Poor Bechtel sometimes seems damned if it does and damned if it doesn’t. No major corporation could undertake foreign operations on Bechtel’s scale without some cooperation from the U.S. government–and few companies could refuse a government request that, in return, they provide cover for intelligence agents. Given the enormous scope of Bechtel’s operations in global trouble spots–a $20-billion industrial development in Saudi Arabia, for example–it could only proceed with assurances that its relations with both Saudi and American governments were good. Where, exactly, is the line between right and wrong? [emphasis mine]

… The white elephants Bechtel scattered across the American landscape–particularly the nuclear power plants that threaten to bankrupt some of the country’s largest utility systems–are monuments to wasted talent and misdirected resources.

Finally, I get to the Roddenberry Foundation, which was founded by Gene Roddenberry’s (Star Trek) son.
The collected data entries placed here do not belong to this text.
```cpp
struct Epilogue {
  const float *bias, *mul, *res, *xin;
  float *y;
  int act1, act2, mode;
  __device__ __forceinline__ void store(size_t opix, int co, int c_out, float acc) const {
    float v = acc;
    if (bias) v = v + bias[co];
    if (mode == AIVC_MODE_GDN || mode == AIVC_MODE_IGDN) {
      const float xc = xin[opix * c_out + co];
      const float nrm = __builtin_sqrtf(v);
      v = (mode == AIVC_MODE_IGDN) ? xc * nrm : xc / nrm;
    }
    finish(opix, co, c_out, v);
  }
  __device__ __forceinline__ void finish(size_t opix, int co, int c_out, float v) const {
    v = act_apply(act1, v);
    const size_t o = opix * c_out + co;
    if (mul) v = mul[o] * v;
    if (res) v = v + res[o];
    v = act_apply(act2, v);
    y[o] = v;
  }
};

int conv2d_direct(const aivc_conv_params &p, hipStream_t s);
int conv2d_mfma(const aivc_conv_params &p, hipStream_t s);
bool conv2d_mfma_addressable(const aivc_conv_params &p);
bool conv2d_mfma_supported(const aivc_conv_params &p);
bool conv2d_mfma_tail_supported(const aivc_conv_params &p);
int conv2d_mfma_variant(const aivc_conv_params &p);
bool conv2d_bf16x3_supported(const aivc_conv_params &p);
int conv2d_bf16x3(const aivc_conv_params &p, hipStream_t s);
int split_weights_bf16x3(const float *w, int c_out, int k_total, void *out, hipStream_t s);
int conv2d_bf16x3_tile(const aivc_conv_params &p);
bool conv2d_wino_supported(const aivc_conv_params &p);
int conv2d_wino(const aivc_conv_params &p, hipStream_t s);
int conv2d_wino_variant(const aivc_conv_params &p);
int winograd_weights(const float *w, int c_out, int c_in, float *u, hipStream_t s);
int winograd_weights_poly5(const float *w, int c_out, int c_in, float *u, hipStream_t s);
int winograd_weights_tconv5(const float *w, int c_out, int c_in, float *u, hipStream_t s);
bool gdn_resident_supported(const aivc_conv_params &p);
int gdn_resident(const aivc_conv_params &p, hipStream_t s);
bool conv_images_supported(const aivc_image_src *src, int n_img, const aivc_conv_params &p);
int conv_images(const aivc_image_src *src, int n_img, const aivc_conv_params &p, hipStream_t s);
bool conv2d_thin_supported(const aivc_conv_params &p);
int conv2d_thin(const aivc_conv_params &p, hipStream_t s);
int conv2d_thin_variant(const aivc_conv_params &p);

}
```

aivc_amd/csrc/gdn.hip:

```cpp
#include <stdlib.h>

#include "mfma_util.h"

namespace aivc {

struct GdnArgs {
  aivc_conv_params p;
  int M;
  int ntiles;
};

constexpr int GDN_BM = 64;

__device__ __forceinline__ int gdn_swz(int row) { return (row & 15) ^ ((row & 4) << 1); }
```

Here’s more from the About Us, Origin webpage,

Gene Roddenberry, creator of the Star Trek series, brought to his audiences meaningful and thought-provoking science fiction to “think, question, and challenge the status quo” with the intention of creating “a brighter future”. His work has touched countless lives and continues to entertain and inspire audiences worldwide. In 2010, Gene’s son Rod established the Roddenberry Foundation to build on his father’s legacy and philosophy of inclusion, diversity, and respect for life to drive social change and meaningfully improve the lives of people around the world.

While there are many criticisms of Mr. Roddenberry, there doesn’t seem to be anything that would be considered a serious scandal on the order of a Jeffrey Epstein or the whisper of scandal on the order of Sir Li Ka-shing or Bechtel.

Final comments

It’s a good thing when research is funded and being able to detect off-target effects from CRISPR is very good, assuming the research holds up to closer scrutiny.

As for vetting your donors, that’s tricky. Of course, Epstein was already a convicted sex offender when Ito accepted his funding for MIT but I cannot emphasize enough the amount of pressure these folks are under. Academia is always hungry for money. Hopefully this incident will introduce checks and balances in the donor process.